“Consider three things and you will not come to sin: Know what is above you: an eye that sees and an ear that hears, and all your deeds inscribed in the Book.” – Pirkei Avot 2:1
The Jewish people have always aspired to the highest level of morality. Consequently, any misstep rattles us to our core. As none of us is immune to temptation, it behooves us to discover new ways of suppressing it.
A congregant once overheard an exchange in a supermarket between a non-Jewish mother and young child. The mother had apparently caught the child attempting to shoplift a candy bar. She slapped the child’s hand and admonished him severely: “We do not steal!”
My congregant anticipated that this moment would be seized by the mother as a wonderful opportunity to broach with her young child the concept of values, morality, and decency. The mother, however, continued: “Don’t you see there are cameras all around the store? If you steal, you will get caught and go to jail. Is that what you want?”
Chalk that up as a missed opportunity. But is not this approach all too common in our community as well? How often do we communicate that the real crime is not the illicit behavior but rather getting caught (or worse: the real crime is getting caught and implicating others in order to receive more lenient treatment)?

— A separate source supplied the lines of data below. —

void nw_breakpoints(Engine& e, const ReadsDev& T, const ReadsDev& Rd, std::vector<NwJob>& jobs, u32 w,
                    NwWindowRec* d_recs, u64 n_recs, NwStats& st, std::vector<u32>* distances, NwPathSlots* path) {
  st = NwStats();
  const u32 nj = static_cast<u32>(jobs.size());
  if (distances) distances->assign(nj, ~0u);
  if (path) path->slot_end.assign(nj, 0);
  hipStream_t s = e.stream;
  if (n_recs) RVN_HIP(hipMemsetAsync(d_recs, 0xFF, n_recs * sizeof(NwWindowRec), s));
  if (nj == 0) return;
  RVN_HIP(hipEventRecord(e.ev0, s));
  if (!e.nw_streams[0]) {
    int prio_least = 0, prio_greatest = 0;
    RVN_HIP(hipDeviceGetStreamPriorityRange(&prio_least, &prio_greatest));
    constexpr int kNwEv = static_cast<int>(sizeof(e.nw_ev) / sizeof(e.nw_ev[0]));
    hipStream_t made[8] = {nullptr, nullptr, nullptr, nullptr, nullptr, nullptr, nullptr, nullptr};
    hipEvent_t made_ev[kNwEv + 4] = {};
    try {
      for (int b = 0; b < 8; ++b) {
        if (b >= 3 && prio_greatest != prio_least)
          RVN_HIP(hipStreamCreateWithPriority(&made[b], hipStreamNonBlocking, prio_greatest));
        else
// ... 8 lines not shown
      throw;
    }
    for (int b = 0; b < 3; ++b) e.nw_side[b] = made[5 + b];
    for (int i = 0; i < 4; ++i) e.nw_side_ev[i] = made_ev[kNwEv + i];
    for (int i = 0; i < kNwEv; ++i) e.nw_ev[i] = made_ev[i];
    for (int b = 0; b < 5; ++b) e.nw_streams[b] = made[b];
  }
  struct WalkGuard {
    Engine& e;
    ~WalkGuard() {
      if (!std::uncaught_exceptions()) return;
      for (hipStream_t st2 : e.nw_streams)
        if (st2) (void)hipStreamSynchronize(st2);
      for (hipStream_t st2 : e.nw_side)
        if (st2) (void)hipStreamSynchronize(st2);
      (void)hipStreamSynchronize(e.stream);
    }
  } walk_guard{e};
  double rate = e.nw_rate > 0 ? e.nw_rate : 0.13;
  if (const char* ev = knob("RVN_NW_RATE")) rate = std::atof(ev);
  u64 budget = 0;
  const u32 stripe_lanes = e.opt.nw_stripe_lanes > 0 && e.opt.nw_stripe_lanes < 64 ? static_cast<u32>(e.opt.nw_stripe_lanes) : 64u;

  auto plan = [&](NwJob& J, u64 k) -> bool {
    const u32 d = J.n > J.m ? J.n - J.m : J.m - J.n;
    k = std::max<u64>(std::max<u64>(k, d), 16);
    k = std::min<u64>(k, static_cast<u64>(J.n) + J.m);
    J.S = 0;
    for (u32 lvl = 0; lvl < kLevels; ++lvl) {
      if (kGs[lvl] > stripe_lanes) continue;
      const u32 cap = kcap_of(J.n, J.m, kRs[lvl], kGs[lvl]);
      if (cap >= k) {
        J.R = kRs[lvl];
        J.G = kGs[lvl];
        J.k = static_cast<u32>(k);
        J.kcap = cap;
        return true;
      }
    }
    const u32 cap = kcap_of(J.n, J.m, 8, kNwMaxStripes * stripe_lanes);
    if (cap < k) return false;
    const NwGeo g = nw_geo_striped(J.n, J.m, static_cast<u32>(k), 8, stripe_lanes);
    if (g.hs_words() * 4 + g.ck_entries() * 16 > budget) return false;
    J.R = 8;
    J.G = 64;
    J.S = stripe_lanes;
    J.k = static_cast<u32>(k);
    J.kcap = cap;
    return true;
  };
  std::vector<u32> valid;
  for (u32 i = 0; i < nj; ++i) {
    const NwJob& J = jobs[i];
    if (J.n == 0 || J.m == 0 || J.n >= (1u << 30) || J.m >= (1u << 30)) ++st.n_unaligned;
    else valid.push_back(i);
  }

  {
    size_t free_b = 0, total_b = 0;
    RVN_HIP(hipMemGetInfo(&free_b, &total_b));
    const u64 held = e.nw_hs.cap + e.nw_ck.cap + e.nw_hs2.cap + e.nw_ck2.cap + e.nw_hs3.cap + e.nw_ck3.cap + e.nw_hs4.cap + e.nw_ck4.cap;
    budget = std::min<u64>((static_cast<u64>(free_b) + devpool::free_total()) / 4 + held, 64ULL << 30);
    if (e.opt.nw_budget_mb > 0) budget = static_cast<u64>(e.opt.nw_budget_mb) << 20;
    budget = std::max<u64>(budget, 64ULL << 20);
  }
  const bool trace_lds = !(knob("RVN_NW_TRACE_MEM") && std::atoi(knob("RVN_NW_TRACE_MEM")) == 1);
  const int group_walk = static_cast<int>(e.opt.nw_group_walk);
  const bool one_stream = knob("RVN_NW_ONE_STREAM") != nullptr;
  const bool dbg_sync = knob("RVN_NW_DEBUG") && std::atoi(knob("RVN_NW_DEBUG")) >= 2;
  std::vector<double> rates;
  rates.reserve(nj);
  std::vector<u32> h_result(nj), h_status(nj);
  constexpr u32 kHeadMax = 4096;
  NwJob* d_jobs = e.nw_jobs.get<NwJob>(static_cast<size_t>(nj) + 1 + 2 * kHeadMax);
  u32* d_res = e.nw_res.get<u32>(3 * static_cast<size_t>(nj) + 32 + 6 * kHeadMax);
  u32* d_status = d_res + nj + 1;
  u32* d_idx = d_status + nj + 1;
  u32* d_next = d_idx + nj + 1;
  struct PassDev {
    NwJob* jobs;
    u32 *idx, *res, *status;
    bool compact;
  };
  const PassDev dev_all{d_jobs, d_idx, d_res, d_status, false};
  const PassDev dev_head{d_jobs + nj + 1, d_next + 4 + 2 * kHeadMax, d_next + 4, d_next + 4 + kHeadMax, true};
  const PassDev dev_retry{dev_head.jobs + kHeadMax, dev_head.idx + 3 * kHeadMax, dev_head.res + 3 * kHeadMax,
                          dev_head.status + 3 * kHeadMax, true};
  u32* d_side_next = d_next + 4 + 6 * kHeadMax;
  bool side_pending[3] = {false, false, false};
  auto join_side = [&]() {
    for (int x = 0; x < 3; ++x) {
      if (side_pending[x]) RVN_HIP(hipStreamWaitEvent(s, e.nw_side_ev[x], 0));
      side_pending[x] = false;
    }
  };
  struct Obs {
    double len, d;
  };
  using clk = std::chrono::steady_clock;
  double h_plan = 0, h_order = 0, h_up = 0, h_res = 0;
  auto since = [](clk::time_point t) { return std::chrono::duration<double, std::milli>(clk::now() - t).count(); };
  std::vector<Obs> obs;
  struct Chunk {
    size_t c0, c1;
    u64 hs_w, ck_e;
    u32 coff[kClasses + 1];
  };
  DevBuf* hs_buf[4] = {&e.nw_hs, &e.nw_hs2, &e.nw_hs3, &e.nw_hs4};
  DevBuf* ck_buf[4] = {&e.nw_ck, &e.nw_ck2, &e.nw_ck3, &e.nw_ck4};
  bool set_used[4] = {false, false, false, false};
  struct Queued {
    std::vector<u32> order;
    PassDev dev;
    bool sweep_only;
    std::vector<u32> res, status;
  };
  std::vector<Queued> queued;
  std::vector<u8> early;
  enum Layout { kOwnFirst, kHeadOnly, kRotating };
  auto enqueue = [&](const std::vector<u32>& todo, bool sweep_only, Layout layout, const PassDev& dev, hipStream_t up,
                     std::vector<u32>* left) {
    if (todo.empty()) return;
    auto t_h = clk::now();
    std::vector<u32> order;
    {
      const size_t nt = todo.size();
      std::vector<u32> key(nt), tmp(nt), idx(nt);
      parallel_for(nt, 16384, [&](size_t x0, size_t x1) {
        for (size_t x = x0; x < x1; ++x) {
          const NwJob& J = jobs[todo[x]];
          const u32 mm = J.S ? std::min<u32>(nw_geo_job(J).n_stripes, (1u << 20) - 1) : std::min<u32>(J.m >> 3, (1u << 20) - 1);
          static_assert(kClasses <= 16, "4 bits of variant + 20 bits of length = the 24 key bits of the two passes");
          key[x] = 0xFFFFFFu - ((level_of(J) << 20) | mm);
          idx[x] = static_cast<u32>(x);
        }
      });
      for (int pass = 0; pass < 2; ++pass) {
        u32 cnt[4097] = {};
        const int sh = 12 * pass;
        for (size_t x = 0; x < nt; ++x) cnt[((key[idx[x]] >> sh) & 4095u) + 1]++;
        for (int c = 0; c < 4096; ++c) cnt[c + 1] += cnt[c];
        for (size_t x = 0; x < nt; ++x) tmp[cnt[(key[idx[x]] >> sh) & 4095u]++] = idx[x];
        idx.swap(tmp);
      }
      order.resize(nt);
      for (size_t x = 0; x < nt; ++x) order[x] = todo[idx[x]];
    }
    std::vector<Chunk> chunks;
    u64 slot_w = 0;
    struct Need {
      u64 hw, ce, cells;
      u32 level;
    };
    std::vector<Need> need(order.size());
    parallel_for(order.size(), 16384, [&](size_t x0, size_t x1) {
      for (size_t x = x0; x < x1; ++x) {
        const NwJob& J = jobs[order[x]];
        const NwGeo g = nw_geo_job(J);
        need[x] = Need{g.hs_words(), g.ck_entries(), static_cast<u64>(J.m) * (static_cast<u64>(g.lo) + g.hi + 1), level_of(J)};
      }
    });
    for (size_t c0 = 0; c0 < order.size();) {
      Chunk C{};
      C.c0 = c0;
      size_t c1 = c0;
      while (c1 < order.size()) {
        NwJob& J = jobs[order[c1]];
        const u64 hw = need[c1].hw, ce = need[c1].ce;
        const u64 share = (chunks.empty() && layout != kRotating) ? budget / 12 : budget / 3;
        if (c1 > c0 && (C.hs_w + hw) * 4 + (C.ck_e + ce) * 16 > share) break;
        J.hs = C.hs_w;
        J.ckpt = C.ck_e;
        if (path && !sweep_only) {
          J.bp_off = slot_w;
          slot_w += nw_slot_words(J.k);
        }
        C.hs_w += hw;
        C.ck_e += ce;
        st.band_cells += need[c1].cells;
        C.coff[need[c1].level + 1]++;
        ++c1;
      }
      u32 run_off = 0, cnt[kClasses];
      for (u32 x = 0; x < kClasses; ++x) cnt[x] = C.coff[x + 1];
      for (int x = static_cast<int>(kClasses) - 1; x >= 0; --x) {
        C.coff[x] = run_off;
        run_off += cnt[x];
      }
      C.coff[kClasses] = run_off;
      C.c1 = c1;
      st.store_bytes = std::max<u64>(st.store_bytes, C.hs_w * 4 + C.ck_e * 16);
      chunks.push_back(C);
      c0 = c1;
      if (layout == kHeadOnly) break;
    }
    if (layout == kHeadOnly && chunks[0].c1 < order.size()) {
      for (size_t x = chunks[0].c1; x < order.size(); ++x) left->push_back(order[x]);
      order.resize(chunks[0].c1);
    }
    auto set_of = [&](size_t ci) -> int {
      if (layout == kRotating) return static_cast<int>(ci % 3);
      return ci == 0 ? 3 : static_cast<int>((ci - 1) % 3);
    };
    for (int b = 0; b < 4; ++b) {
      u64 set_hs = 0, set_ck = 0;
// ... 11 lines not shown
    u64* d_strip = nullptr;
    if (!trace_lds) {
      size_t mc = 0;
      for (const Chunk& C : chunks) mc = std::max(mc, C.c1 - C.c0);
      d_strip = e.nw_strip.get<u64>(static_cast<size_t>((mc + 63) / 64) * 2 * kNwStripCols * 64 * 4 + 64);
    }
    u32* d_slots = nullptr;
    if (path && !sweep_only) {
      path->blocks.emplace_back(new DevBuf());
      d_slots = path->blocks.back()->get<u32>(slot_w + 16);
      for (u32 i : order) path->slot_end[i] = reinterpret_cast<u64>(d_slots + jobs[i].bp_off + nw_slot_words(jobs[i].k) - 1);
    }
    h_order += since(t_h);
    t_h = clk::now();
    if (dev.compact) {
      std::vector<NwJob> hj(order.size());
      std::vector<u32> iota(order.size());
      for (size_t x = 0; x < order.size(); ++x) {
        hj[x] = jobs[order[x]];
        iota[x] = static_cast<u32>(x);
      }
      RVN_HIP(hipMemcpyAsync(dev.jobs, hj.data(), hj.size() * sizeof(NwJob), hipMemcpyHostToDevice, up));
      RVN_HIP(hipMemcpyAsync(dev.idx, iota.data(), iota.size() * 4, hipMemcpyHostToDevice, up));
      RVN_HIP(rvn_stream_sync(up));
    } else {
      RVN_HIP(hipMemcpyAsync(dev.jobs, jobs.data(), static_cast<size_t>(nj) * sizeof(NwJob), hipMemcpyHostToDevice, up));
      RVN_HIP(hipMemcpyAsync(dev.idx, order.data(), order.size() * 4, hipMemcpyHostToDevice, up));
      RVN_HIP(rvn_stream_sync(up));
    }
    h_up += since(t_h);
    for (size_t ci = 0; ci < chunks.size(); ++ci) {
      const Chunk& C = chunks[ci];
      const int b = set_of(ci);
      u32* hs = hs_buf[b]->as<u32>();
      NwPm* ck = ck_buf[b]->as<NwPm>();
      const u32* idx_c = dev.idx + C.c0;
      const u32 cn = static_cast<u32>(C.c1 - C.c0);
      if (set_used[b]) RVN_HIP(hipStreamWaitEvent(s, e.nw_ev[b], 0));
      auto count_of = [&](u32 x) -> u32 {
        const u32 next_off = x == 0 ? cn : C.coff[x - 1];
        return next_off - C.coff[x];
      };
      hipStream_t ts = one_stream ? s : e.nw_streams[b];
      auto launch_walk_to = [&](auto* d_out, hipStream_t wst, const u32* idx_w, u32 n_w) {
        using Out = typename std::remove_pointer<decltype(d_out)>::type;
        if (group_walk == 2 || (group_walk != 1 && n_w <= kNwGroupWalkMaxJobs)) {
          constexpr u32 NG = 64 / kNwGroupLanes;
          RVN_KLAUNCH_ON(kKNwTraceback, wst, (nw_trace_group_kernel<kNwGroupLanes, Out><<<(n_w + NG - 1) / NG, 64, 0, wst>>>(
                                                 dev.jobs, idx_w, n_w, T.packed.as<u64>(), Rd.packed.as<u64>(), hs, ck, dev.res,
                                                 dev.status, w, d_out)));
// ... 3 lines not shown
                                                 dev.status, w, d_out, nullptr)));
        } else if (trace_lds) {
          RVN_KLAUNCH_ON(kKNwTraceback, wst, (nw_trace_kernel<true, kNwCkSteps, Out><<<(n_w + 63) / 64, 64, 0, wst>>>(
                                                 dev.jobs, idx_w, n_w, T.packed.as<u64>(), Rd.packed.as<u64>(), hs, ck, dev.res,
                                                 dev.status, w, d_out, nullptr)));
        } else {
          RVN_KLAUNCH_ON(kKNwTraceback, wst, (nw_trace_kernel<false, kNwCkSteps, Out><<<(n_w + 63) / 64, 64, 0, wst>>>(
                                                 dev.jobs, idx_w, n_w, T.packed.as<u64>(), Rd.packed.as<u64>(), hs, ck, dev.res,
                                                 dev.status, w, d_out,
                                                 d_strip + static_cast<size_t>(b) * ((e.nw_strip.cap / 32) & ~size_t(63)))));
        }
      };
      auto launch_walk = [&](hipStream_t wst, const u32* idx_w, u32 n_w) {
        if (path) launch_walk_to(d_slots, wst, idx_w, n_w);
        else launch_walk_to(d_recs, wst, idx_w, n_w);
      };
      bool side[kLevels] = {};
      bool side_used[3] = {false, false, false};
      {
        u32 n_levels = 0;
        for (u32 x = 0; x < kLevels; ++x) n_levels += count_of(x) ? 1u : 0u;
        if (n_levels >= 2 && !one_stream && !dbg_sync)
          for (u32 x = 0; x < kLevels; ++x) {
            const u32 bundles = (count_of(x) + 64 / kGs[x] - 1) / (64 / kGs[x]);
            side[x] = count_of(x) && bundles <= kSideSweepMaxWaves;
            if (side[x]) side_used[x % 3] = true;
          }
        if (side_used[0] || side_used[1] || side_used[2]) {
          RVN_HIP(hipEventRecord(e.nw_side_ev[3], s));
          for (int y = 0; y < 3; ++y)
            if (side_used[y]) RVN_HIP(hipStreamWaitEvent(e.nw_side[y], e.nw_side_ev[3], 0));
        }
      }
      if (const u32 n_str = count_of(kStriped)) {
        const u32* idx_s = idx_c + C.coff[kStriped];
        std::vector<u32> n_stripes(n_str);
        for (u32 x = 0; x < n_str; ++x) n_stripes[x] = static_cast<u32>(nw_geo_job(jobs[order[C.c0 + C.coff[kStriped] + x]]).n_stripes);
        for (u32 stp = 0;; ++stp) {
          u32 n_st = 0;
          while (n_st < n_str && n_stripes[n_st] > stp) ++n_st;
          if (n_st == 0) break;
          launch_sweep<8, 64, true>(e, s, dev.jobs, idx_s, n_st, T, Rd, hs, ck, dev.res, dev.status, d_next, static_cast<int>(stp));
          if (dbg_sync) {
            RVN_HIP(hipStreamSynchronize(s));
            std::fprintf(stderr, "[raven_hip] nw: stripe %u done, %u jobs\n", stp, n_st);
          }
        }
      }
#define RVN_SWEEP(x, R_, G_)                                                                                         \
  do {                                                                                                               \
    launch_sweep<R_, G_>(e, side[x] ? e.nw_side[(x) % 3] : s, dev.jobs, idx_c + C.coff[x], count_of(x), T, Rd, hs, ck, \
                         dev.res, dev.status, side[x] ? d_side_next + (x) : d_next);                                   \
    if (dbg_sync && count_of(x)) {                                                                                   \
      RVN_HIP(hipStreamSynchronize(s));                                                                              \
      std::fprintf(stderr, "[raven_hip] nw: sweep R=%d G=%d done, %u jobs\n", R_, G_, count_of(x));                   \
    }                                                                                                                \
  } while (0)
      RVN_SWEEP(7, 8, 64);
      RVN_SWEEP(6, 4, 64);
      RVN_SWEEP(5, 2, 64);
      RVN_SWEEP(4, 1, 64);
      RVN_SWEEP(3, 1, 32);
      RVN_SWEEP(2, 1, 16);
      RVN_SWEEP(1, 1, 8);
      RVN_SWEEP(0, 1, 4);
#undef RVN_SWEEP
      for (int y = 0; y < 3; ++y)
        if (side_used[y]) {
          RVN_HIP(hipEventRecord(e.nw_side_ev[y], e.nw_side[y]));
          side_pending[y] = true;
        }
      ++st.n_batches;
      if (sweep_only) continue;
      if (!one_stream) {
        RVN_HIP(hipEventRecord(e.nw_ev[4], s));
        RVN_HIP(hipStreamWaitEvent(ts, e.nw_ev[4], 0));
        for (int y = 0; y < 3; ++y)
          if (side_used[y]) RVN_HIP(hipStreamWaitEvent(ts, e.nw_side_ev[y], 0));
      }
      launch_walk(ts, idx_c, cn);
      if (!one_stream) {
        RVN_HIP(hipEventRecord(e.nw_ev[b], ts));
        set_used[b] = true;
      }
// ... 602 lines not shown
      continue;
    }
    J.R = kRs[lvl];
    J.G = kGs[lvl];
    J.k = static_cast<u32>(kk);
    J.kcap = cap;
    int rcode;
    switch (J.R) {
      case 1: rcode = emulate_job<1>(J, J.G, t_words, r_words, w, recs, distance, band, walk_gl); break;
      case 2: rcode = emulate_job<2>(J, J.G, t_words, r_words, w, recs, distance, band, walk_gl); break;
      case 4: rcode = emulate_job<4>(J, J.G, t_words, r_words, w, recs, distance, band, walk_gl); break;
      default: rcode = emulate_job<8>(J, J.G, t_words, r_words, w, recs, distance, band, walk_gl); break;
    }
    if (walk_gl && band) band[3] = static_cast<u32>(g_group_batches_store);
    if (rcode == -3 && !force_R) {
      kk = std::min<u64>(static_cast<u64>(cap) + 1, static_cast<u64>(n) + m);
      continue;
    }
    return rcode;
  }
  return -3;
}
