template <int KLO, int KC>
int launch_canon_fused_band(hssfsst_plan* pl, ExecCtx& cx, hssfsst::Core128Params cp, int64_t batch, int ngroups)
{
    const bool gated = cx.gate != nullptr;
    constexpr int WPB = 16, GPC = hssfsst::kCanonTileFrames / 16;
    if (ngroups > hssfsst::kFusedMaxGroups || (ngroups + GPC - 1) / GPC < hssfsst::kFusedMinChunks) return 0;
    constexpr size_t lds = (hssfsst::kCanonLdsTabFloats + hssfsst::kCanonCtlFusedFloats + static_cast<size_t>(WPB) * hssfsst::CanonCfg<KLO, KC>::wave_floats()) * sizeof(float);
    if constexpr (lds > static_cast<size_t>(kMaxLdsBytes)) return 0;
    else {
    auto kern = hssfsst::fsst_canon_kernel<KLO, KC, true>;
    static std::atomic<unsigned long long> lds_ok{0};
    if (int rc = allow_full_lds(kern, pl->device, lds_ok)) return rc;
    if (int rc = resident_blocks(pl, pl->fused_slots, kern, 64 * WPB, lds, true)) return rc;
    if (pl->fused_slots < 1) return 0;
    int64_t grid = pl->fused_slots;
    const int64_t rounds = (batch + grid - 1) / grid;
    if (gated) grid = batch < 64 ? batch : 64;
    else if (batch < grid || rounds * grid * 100 > batch * 112) return 0;
    if (int rcs = ensure_status(pl)) return rcs;
    cp.status = pl->d_status;
    if (!gated) name_kernel(cx.kernel, WPB, grid, "fsst_canon_kernel<%d, %d, true>", KLO, KC);
    hipLaunchKernelGGL(kern, dim3(static_cast<unsigned>(grid)), dim3(64 * WPB), lds, cx.st, canon_params(pl, cx, cp));
    HIP_TRY(hipGetLastError());
    return 1;
    }
}
int launch_canon_fused(hssfsst_plan* pl, ExecCtx& cx, const hssfsst::Core128Params& cp, int64_t batch, int ngroups)
{
    return canon_dispatch(pl, [&](auto KL, auto KN) { return launch_canon_fused_band<decltype(KL)::value, decltype(KN)::value>(pl, cx, cp, batch, ngroups); });
}

constexpr int kTeamGiveUps = 4, kTeamPause = 256;
void note_team_outcome(hssfsst_plan* p, bool gave_up)
{
    if (!gave_up) { p->giveups_in_a_row = 0; return; }
    if (++p->giveups_in_a_row >= kTeamGiveUps) { p->giveups_in_a_row = 0; p->team_pause = kTeamPause; }
}

int plan_next_event(hssfsst_plan* p, hipEvent_t* out_ev)
{
    if (p->ev.size() <= p->ev_used) {
        hipEvent_t e2 = nullptr;
        HIP_TRY(hipEventCreate(&e2));
        p->ev.push_back(e2);
    }
    *out_ev = p->ev[p->ev_used++];
    return 0;
}

void timing_begin(hssfsst_plan* p, ExecCtx& cx)
{
    cx.timing = p->timing_every > 0 && (p->timing_seq++ % static_cast<unsigned>(p->timing_every)) == 0u;
}
int timing_event(hssfsst_plan* p, const ExecCtx& cx)
{
    if (!cx.timing) return 0;
    hipEvent_t evt = nullptr;
    if (int rc = plan_next_event(p, &evt)) return rc;
    HIP_TRY(hipEventRecord(evt, cx.st));
    return 0;
}
int timing_core_done(hssfsst_plan* p, const ExecCtx& cx)
{
    return cx.timing_closed ? 0 : timing_event(p, cx);
}
int timing_end(hssfsst_plan* p, const ExecCtx& cx, bool one_kernel)
{
    if (!cx.timing) return 0;
    if (!one_kernel)
        if (int rc = timing_event(p, cx)) return rc;
    p->ev_chunks.push_back(one_kernel ? -1 : 1);
    return 0;
}

template <class F>
void half_dispatch(const hssfsst_plan* p, void* out, F&& f)
{
    if (p->out_dtype == HSSFSST_DTYPE_F16) f(static_cast<_Float16*>(out));
    else f(static_cast<__bf16*>(out));
}

template <bool RAGGED>
int launch_core128_plain(hssfsst_plan* pl, ExecCtx& cx, const hssfsst::Core128Params& cp, int64_t nchunks, bool fast, bool canon)
{
    const int rq = pl->rq, nt = pl->nt;
    const size_t fixed = (hssfsst::core128_atab_floats(rq, nt) + hssfsst::kCtlFloats) * sizeof(float);
    const size_t per_wave = static_cast<size_t>(hssfsst::wave_lds_floats(kFpw128, pl->klo, pl->K, rq, nt)) * sizeof(float);
    const size_t room = 160 * 1024;
    if (nt == 16 && rq == 8) {
        if (fast && canon) return launch_core128_wpb<16, 8, true, 16, 3, false, RAGGED>(pl, cx, cp, nchunks);
        if (fast) return launch_core128_wpb<16, 8, true, 16, -1, false, RAGGED>(pl, cx, cp, nchunks);
        if (fixed + 16 * per_wave <= room) return launch_core128_wpb<16, 8, false, 16, -1, false, RAGGED>(pl, cx, cp, nchunks);
        if (fixed + 8 * per_wave <= room) return launch_core128_wpb<16, 8, false, 8, -1, false, RAGGED>(pl, cx, cp, nchunks);
        if (fixed + 4 * per_wave <= room) return launch_core128_wpb<16, 8, false, 4, -1, false, RAGGED>(pl, cx, cp, nchunks);
    } else if (nt == 16 && rq == 16) {
        if (fast && fixed + 8 * per_wave <= room) return launch_core128_wpb<16, 16, true, 8, -1, false, RAGGED>(pl, cx, cp, nchunks);
        if (!fast && canon && fixed + 8 * per_wave <= room) return launch_core128_wpb<16, 16, false, 8, 3, false, RAGGED>(pl, cx, cp, nchunks);
        if (!fast && fixed + 8 * per_wave <= room) return launch_core128_wpb<16, 16, false, 8, -1, false, RAGGED>(pl, cx, cp, nchunks);
        if (!fast && fixed + 4 * per_wave <= room) return launch_core128_wpb<16, 16, false, 4, -1, false, RAGGED>(pl, cx, cp, nchunks);
        if (fast && fixed + 4 * per_wave <= room) return launch_core128_wpb<16, 16, true, 4, -1, false, RAGGED>(pl, cx, cp, nchunks);
    } else {
        if (!debug_switches().no_pair) {
            if (fast && core128_lds_bytes(pl, 16, 32, 8, true) <= room) return launch_core128_wpb<32, 16, true, 8, -1, true, RAGGED>(pl, cx, cp, nchunks);
            if (!fast && core128_lds_bytes(pl, 16, 32, 8, true) <= room) return launch_core128_wpb<32, 16, false, 8, -1, true, RAGGED>(pl, cx, cp, nchunks);
            if (!fast && core128_lds_bytes(pl, 16, 32, 6, true) <= room) return launch_core128_wpb<32, 16, false, 6, -1, true, RAGGED>(pl, cx, cp, nchunks);
            if (!fast && core128_lds_bytes(pl, 16, 32, 4, true) <= room) return launch_core128_wpb<32, 16, false, 4, -1, true, RAGGED>(pl, cx, cp, nchunks);
        }
        if (fast && fixed + 8 * per_wave <= room) return launch_core128_wpb<32, 16, true, 8, -1, false, RAGGED>(pl, cx, cp, nchunks);
        if (!fast && fixed + 8 * per_wave <= room) return launch_core128_wpb<32, 16, false, 8, -1, false, RAGGED>(pl, cx, cp, nchunks);
        if (!fast && fixed + 6 * per_wave <= room) return launch_core128_wpb<32, 16, false, 6, -1, false, RAGGED>(pl, cx, cp, nchunks);
        if (fast && fixed + 4 * per_wave <= room) return launch_core128_wpb<32, 16, true, 4, -1, false, RAGGED>(pl, cx, cp, nchunks);
        if (!fast && fixed + 4 * per_wave <= room) return launch_core128_wpb<32, 16, false, 4, -1, false, RAGGED>(pl, cx, cp, nchunks);
        if (!fast && fixed + 3 * per_wave <= room) return launch_core128_wpb<32, 16, false, 3, -1, false, RAGGED>(pl, cx, cp, nchunks);
        if (!fast && fixed + 2 * per_wave <= room) return launch_core128_wpb<32, 16, false, 2, -1, false, RAGGED>(pl, cx, cp, nchunks);
        if (fast && fixed + 2 * per_wave <= room) return launch_core128_wpb<32, 16, true, 2, -1, false, RAGGED>(pl, cx, cp, nchunks);
    }
    return fail(HSSFSST_EUNSUPPORTED, "LDS request %zu B per wave exceeds the 160 KiB budget", per_wave);
}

What the mother neglected to convey was any sense of a higher morality. And what is often missing from our world is the reality that God is watching – that there really is a Master of the Universe who dictated His morality to us, that our personal perfection is measured by our ethical attainments in relation to our fellow man, and that there is reward and punishment for same.
Have we become too “sophisticated” to think in those terms? Is the awareness that “Hashem is here, Hashem is there, Hashem is truly everywhere” relegated only to songs for children? We might struggle to sense God’s presence during tefillah, but too many of us leave any consciousness of God in shul or the bet midrash, and His reality is missing from our workplaces and in our dealings with money.
Perhaps we were better off when we were less sophisticated and just lived with emunah peshutah.
An elderly Chofetz Chaim was once noticeably apprehensive, and when questioned he explained he was worried about his Final Judgment. He noted that having published and sold many books in his lifetime, perhaps he was culpable for mistakes that he or the proofreader had not caught. Or that the binding on some of the volumes was inferior.
“And in Heaven I will be asked how this can possibly be justified. Those book sales were a mikach ta’ut, and I will owe money to people whom I cannot repay. Surely I must recognize that these concerns are not simply scholarly musings about civil law and liabilities, but whether I will have to walk through the fires of Gehinnom because I stole money from another person.”
It is helpful, although not essential, to anticipate our eventual punishment for sin in such a graphic way. But even short of that, it suffices to recognize the grave harm caused to our quest for moral perfection by our indifference to theft or our lust for other people’s property. For many of us, challenges to our integrity would be rectified upon internalizing the words of Tehillim 16:8 – “I have set God before me always” – and the application of that formula to our daily lives.
One who is constantly aware of God’s presence cannot sin. Utilizing tefillah, especially Minchah in the middle of the work day, as a vehicle to reconnect with God and His moral code instead of just perceiving the act of prayer as the fulfillment of an obligation – a verbal quota that must be satisfied daily – could help in this regard.